## INSTRUCTIONS FOR THE TASK:
Set down the listing below again, exactly as written.
------------------------
+            interleave<NT, GB ? (NT >= 3 ? 3 : 5) : 2>();
+            __builtin_amdgcn_sched_barrier(0);
+          });
+        });
+      } else if constexpr (GB) {
+        static_for<12>([&](auto uv) { gelu_unit<uv.value, NT>(pend); });
+      }
+      if constexpr (GB) {
+#pragma unroll
+        for (int r = 0; r < NT; ++r) uf[r] = __builtin_bit_cast(bf16x8, u32x4{ufl[r][0], ufl[r][1], pack_bf16x2(pend[r][0], pend[r][1]), pack_bf16x2(pend[r][2], pend[r][3])});
+      }
+      __builtin_amdgcn_sched_barrier(0);
       if constexpr (FC2) {
-        static_for<6>([&](auto jv) { f2[jv.value] = ds_rd<jv.value * 1024>(w2a); });
-        __builtin_amdgcn_sched_barrier(0);
-      }
-      static_for<12>([&](auto jv) {
-        constexpr int j = jv.value, slot = j % 6;
-        if constexpr (FC2) {
+        if constexpr (!FC1) {
+          static_for<6>([&](auto iv) { f2[iv.value] = ds_rd<iv.value * 1024>(w2a); });
+          __builtin_amdgcn_sched_barrier(0);
+        }
+        static_for<12>([&](auto jv) {
+          constexpr int j = jv.value, slot = j % 6;
           constexpr int younger = (j < 6) ? 5 : 11 - j;
           asm volatile("s_waitcnt lgkmcnt(%1)" : "+v"(f2[slot]) : "n"(younger));
           const bf16x8 af = __builtin_bit_cast(bf16x8, f2[slot]);
 #pragma unroll
           for (int r = 0; r < NT; ++r) out[r][j] = mma(af, uf[r], out[r][j]);
           if constexpr (j + 6 < 12) f2[slot] = ds_rd<(j + 6 < 12 ? j + 6 : 0) * 1024>(w2a);
-        }
-        if constexpr (GELU && j < 8) {
-          if constexpr (NT == 2) {
-            constexpr int r = j >> 2, t = (j >> 1) & 1, e0 = (j & 1) * 2;
-            acc[r][t][e0] = Gelu<T>::f(acc[r][t][e0]);
-            acc[r][t][e0 + 1] = Gelu<T>::f(acc[r][t][e0 + 1]);
-          } else {
-            constexpr int t = j >> 2, e = j & 3;
-            acc[0][t][e] = Gelu<T>::f(acc[0][t][e]);
-          }
-        }
-        __builtin_amdgcn_sched_barrier(0);
-      });
-      if constexpr (GELU) {
-#pragma unroll
-        for (int r = 0; r < NT; ++r) uf[r] = pack8(acc[r][0], acc[r][1]);
-      }
+          if constexpr (GA) gelu_unit<j, NT>(accA);
+          interleave<NT, GA ? (NT >= 3 ? 3 : 5) : 1>();
+          __builtin_amdgcn_sched_barrier(0);
+        });
+      } else if constexpr (GA) {
+        static_for<12>([&](auto uv) { gelu_unit<uv.value, NT>(accA); });
+      }
+      if constexpr (GA) {
+#pragma unroll
+        for (int r = 0; r < NT; ++r) {
+          ufl[r] = u32x2{pack_bf16x2(accA[r][0], accA[r][1]), pack_bf16x2(accA[r][2], accA[r][3])};
+          pend[r] = accB[r];
+        }
+      }
+      __builtin_amdgcn_sched_barrier(0);
     };
     auto rotate = [&]() { const unsigned t = o_cur; o_cur = o_nxt; o_nxt = o_nn; o_nn = t; };
-    auto request = [&](int c) {
-      const int c1 = c + 2 < nch ? c + 2 : c + 2 - nch, c2 = c + 1 < nch ? c + 1 : 0;
-      dma(std::integral_constant<int, LD ? P_ND : 1>{}, c1, o_nn, c2, o_nxt);
+    auto end_iter = [&](auto rowsv) {
+      wait_vm<decltype(rowsv)::value ? P_ND + P_NR : P_ND>();
+      __builtin_amdgcn_s_barrier();
+      __builtin_amdgcn_sched_barrier(0);
+      rotate();
     };
     __builtin_amdgcn_s_barrier();
     __builtin_amdgcn_sched_barrier(0);
-    {
-      request(0);
-      if constexpr (LD) rowdma(npb, ncnt, 0);
-      __builtin_amdgcn_sched_barrier(0);
-      fc1(0);
-      fc2_gelu(std::false_type{}, std::true_type{});
-      wait_vm<LD ? P_ND + P_NR : 1>();
-      __builtin_amdgcn_s_barrier();
-      __builtin_amdgcn_sched_barrier(0);
-      rotate();
-    }
+    iter(std::true_type{}, std::false_type{}, std::true_type{}, 0);
+    end_iter(std::true_type{});
 #pragma nounroll
-    for (int c = 1; c < 4; ++c) {
-      request(c);
-      if constexpr (LD) rowdma(npb, ncnt, c);
-      __builtin_amdgcn_sched_barrier(0);
-      fc1(c);
-      fc2_gelu(std::true_type{}, std::true_type{});
-      wait_vm<LD ? P_ND + 2 * P_NR : 1>();
-      __builtin_amdgcn_s_barrier();
-      __builtin_amdgcn_sched_barrier(0);
-      rotate();
+    for (int c = 1; c < P_MAXNT; ++c) {
+      iter(std::true_type{}, std::true_type{}, std::true_type{}, c);
+      end_iter(std::true_type{});
     }
 #pragma nounroll
-    for (int c = 4; c < nch; ++c) {
-      request(c);
-      __builtin_amdgcn_sched_barrier(0);
-      fc1(c);
-      fc2_gelu(std::true_type{}, std::true_type{});
-      if (LD && c == 4) wait_vm<LD ? P_ND + P_NR : 1>(); else wait_vm<LD ? P_ND : 1>();
-      __builtin_amdgcn_s_barrier();
-      __builtin_amdgcn_sched_barrier(0);
-      rotate();
-    }
-    fc2_gelu(std::true_type{}, std::false_type{});
+    for (int c = P_MAXNT; c < nch; ++c) {
+      iter(std::true_type{}, std::true_type{}, std::false_type{}, c);
+      end_iter(std::false_type{});
+    }
+    iter(std::false_type{}, std::true_type{}, std::false_type{}, nch);
 
     static_for<NT>([&](auto rv) {
       constexpr int r = rv.value;
-      const int row = (r ? mb1 : mb0) + li;
+      const int row = mb[r] + li;
       const bool ok = row < a.M;
       char* orow = reinterpret_cast<char*>(a.out) + (size_t)(ok ? row : 0) * (D * 2) + ((g & 1) * 16 + (g >> 1) * 8) * 2;
 #pragma unroll
@@ -708,15 +700,11 @@
   for (int p = 0; p < npass; ++p) {
     const int npb = pb + cnt, left = npass - 1 - p;
     const int ncnt = left > 0 ? (t1 - npb + left - 1) / left : 0;
-    if (loader) {
-      if (mb1 < a.M) pass(std::integral_constant<int, 2>{}, std::true_type{}, npb, ncnt);
-      else pass(std::integral_constant<int, 1>{}, std::true_type{}, npb, ncnt);
-    } else {
-      if (mb1 < a.M) pass(std::integral_constant<int, 2>{}, std::false_type{}, npb, ncnt);
-      else pass(std::integral_constant<int, 1>{}, std::false_type{}, npb, ncnt);
-    }
+    const int own = (cnt - w + P_NW - 1) / P_NW;
+    if (own >= 3) pass(std::integral_constant<int, 3>{}, npb, ncnt);
+    else if (own == 2) pass(std::integral_constant<int, 2>{}, npb, ncnt);
+    else pass(std::integral_constant<int, 1>{}, npb, ncnt);
     pb = npb; cnt = ncnt;
-    mb0 = tile_rows(pb, cnt, w); mb1 = tile_rows(pb, cnt, P_NW + w);
   }
   wait_vm<0>();
 }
------------------------
## RESPONSE TO THIS TASK:
+            interleave<NT, GB ? (NT >= 3 ? 3 : 5) : 2>();
+            __builtin_amdgcn_sched_barrier(0);
+          });
+        });
+      } else if constexpr (GB) {
+        static_for<12>([&](auto uv) { gelu_unit<uv.value, NT>(pend); });
+      }
+      if constexpr (GB) {
+#pragma unroll
+        for (int r = 0; r < NT; ++r) uf[r] = __builtin_bit_cast(bf16x8, u32x4{ufl[r][0], ufl[r][1], pack_bf16x2(pend[r][0], pend[r][1]), pack_bf16x2(pend[r][2], pend[r][3])});
+      }
+      __builtin_amdgcn_sched_barrier(0);
       if constexpr (FC2) {
-        static_for<6>([&](auto jv) { f2[jv.value] = ds_rd<jv.value * 1024>(w2a); });
-        __builtin_amdgcn_sched_barrier(0);
-      }
-      static_for<12>([&](auto jv) {
-        constexpr int j = jv.value, slot = j % 6;
-        if constexpr (FC2) {
+        if constexpr (!FC1) {
+          static_for<6>([&](auto iv) { f2[iv.value] = ds_rd<iv.value * 1024>(w2a); });
+          __builtin_amdgcn_sched_barrier(0);
+        }
+        static_for<12>([&](auto jv) {
+          constexpr int j = jv.value, slot = j % 6;
           constexpr int younger = (j < 6) ? 5 : 11 - j;
           asm volatile("s_waitcnt lgkmcnt(%1)" : "+v"(f2[slot]) : "n"(younger));
           const bf16x8 af = __builtin_bit_cast(bf16x8, f2[slot]);
 #pragma unroll
           for (int r = 0; r < NT; ++r) out[r][j] = mma(af, uf[r], out[r][j]);
           if constexpr (j + 6 < 12) f2[slot] = ds_rd<(j + 6 < 12 ? j + 6 : 0) * 1024>(w2a);
-        }
-        if constexpr (GELU && j < 8) {
-          if constexpr (NT == 2) {
-            constexpr int r = j >> 2, t = (j >> 1) & 1, e0 = (j & 1) * 2;
-            acc[r][t][e0] = Gelu<T>::f(acc[r][t][e0]);
-            acc[r][t][e0 + 1] = Gelu<T>::f(acc[r][t][e0 + 1]);
-          } else {
-            constexpr int t = j >> 2, e = j & 3;
-            acc[0][t][e] = Gelu<T>::f(acc[0][t][e]);
-          }
-        }
-        __builtin_amdgcn_sched_barrier(0);
-      });
-      if constexpr (GELU) {
-#pragma unroll
-        for (int r = 0; r < NT; ++r) uf[r] = pack8(acc[r][0], acc[r][1]);
-      }
+          if constexpr (GA) gelu_unit<j, NT>(accA);
+          interleave<NT, GA ? (NT >= 3 ? 3 : 5) : 1>();
+          __builtin_amdgcn_sched_barrier(0);
+        });
+      } else if constexpr (GA) {
+        static_for<12>([&](auto uv) { gelu_unit<uv.value, NT>(accA); });
+      }
+      if constexpr (GA) {
+#pragma unroll
+        for (int r = 0; r < NT; ++r) {
+          ufl[r] = u32x2{pack_bf16x2(accA[r][0], accA[r][1]), pack_bf16x2(accA[r][2], accA[r][3])};
+          pend[r] = accB[r];
+        }
+      }
+      __builtin_amdgcn_sched_barrier(0);
     };
     auto rotate = [&]() { const unsigned t = o_cur; o_cur = o_nxt; o_nxt = o_nn; o_nn = t; };
-    auto request = [&](int c) {
-      const int c1 = c + 2 < nch ? c + 2 : c + 2 - nch, c2 = c + 1 < nch ? c + 1 : 0;
-      dma(std::integral_constant<int, LD ? P_ND : 1>{}, c1, o_nn, c2, o_nxt);
+    auto end_iter = [&](auto rowsv) {
+      wait_vm<decltype(rowsv)::value ? P_ND + P_NR : P_ND>();
+      __builtin_amdgcn_s_barrier();
+      __builtin_amdgcn_sched_barrier(0);
+      rotate();
     };
     __builtin_amdgcn_s_barrier();
     __builtin_amdgcn_sched_barrier(0);
-    {
-      request(0);
-      if constexpr (LD) rowdma(npb, ncnt, 0);
-      __builtin_amdgcn_sched_barrier(0);
-      fc1(0);
-      fc2_gelu(std::false_type{}, std::true_type{});
-      wait_vm<LD ? P_ND + P_NR : 1>();
-      __builtin_amdgcn_s_barrier();
-      __builtin_amdgcn_sched_barrier(0);
-      rotate();
-    }
+    iter(std::true_type{}, std::false_type{}, std::true_type{}, 0);
+    end_iter(std::true_type{});
 #pragma nounroll
-    for (int c = 1; c < 4; ++c) {
-      request(c);
-      if constexpr (LD) rowdma(npb, ncnt, c);
-      __builtin_amdgcn_sched_barrier(0);
-      fc1(c);
-      fc2_gelu(std::true_type{}, std::true_type{});
-      wait_vm<LD ? P_ND + 2 * P_NR : 1>();
-      __builtin_amdgcn_s_barrier();
-      __builtin_amdgcn_sched_barrier(0);
-      rotate();
+    for (int c = 1; c < P_MAXNT; ++c) {
+      iter(std::true_type{}, std::true_type{}, std::true_type{}, c);
+      end_iter(std::true_type{});
     }
 #pragma nounroll
-    for (int c = 4; c < nch; ++c) {
-      request(c);
-      __builtin_amdgcn_sched_barrier(0);
-      fc1(c);
-      fc2_gelu(std::true_type{}, std::true_type{});
-      if (LD && c == 4) wait_vm<LD ? P_ND + P_NR : 1>(); else wait_vm<LD ? P_ND : 1>();
-      __builtin_amdgcn_s_barrier();
-      __builtin_amdgcn_sched_barrier(0);
-      rotate();
-    }
-    fc2_gelu(std::true_type{}, std::false_type{});
+    for (int c = P_MAXNT; c < nch; ++c) {
+      iter(std::true_type{}, std::true_type{}, std::false_type{}, c);
+      end_iter(std::false_type{});
+    }
+    iter(std::false_type{}, std::true_type{}, std::false_type{}, nch);
 
     static_for<NT>([&](auto rv) {
       constexpr int r = rv.value;
-      const int row = (r ? mb1 : mb0) + li;
+      const int row = mb[r] + li;
       const bool ok = row < a.M;
       char* orow = reinterpret_cast<char*>(a.out) + (size_t)(ok ? row : 0) * (D * 2) + ((g & 1) * 16 + (g >> 1) * 8) * 2;
 #pragma unroll
@@ -708,15 +700,11 @@
   for (int p = 0; p < npass; ++p) {
     const int npb = pb + cnt, left = npass - 1 - p;
     const int ncnt = left > 0 ? (t1 - npb + left - 1) / left : 0;
-    if (loader) {
-      if (mb1 < a.M) pass(std::integral_constant<int, 2>{}, std::true_type{}, npb, ncnt);
-      else pass(std::integral_constant<int, 1>{}, std::true_type{}, npb, ncnt);
-    } else {
-      if (mb1 < a.M) pass(std::integral_constant<int, 2>{}, std::false_type{}, npb, ncnt);
-      else pass(std::integral_constant<int, 1>{}, std::false_type{}, npb, ncnt);
-    }
+    const int own = (cnt - w + P_NW - 1) / P_NW;
+    if (own >= 3) pass(std::integral_constant<int, 3>{}, npb, ncnt);
+    else if (own == 2) pass(std::integral_constant<int, 2>{}, npb, ncnt);
+    else pass(std::integral_constant<int, 1>{}, npb, ncnt);
     pb = npb; cnt = ncnt;
-    mb0 = tile_rows(pb, cnt, w); mb1 = tile_rows(pb, cnt, P_NW + w);
   }
   wait_vm<0>();
 }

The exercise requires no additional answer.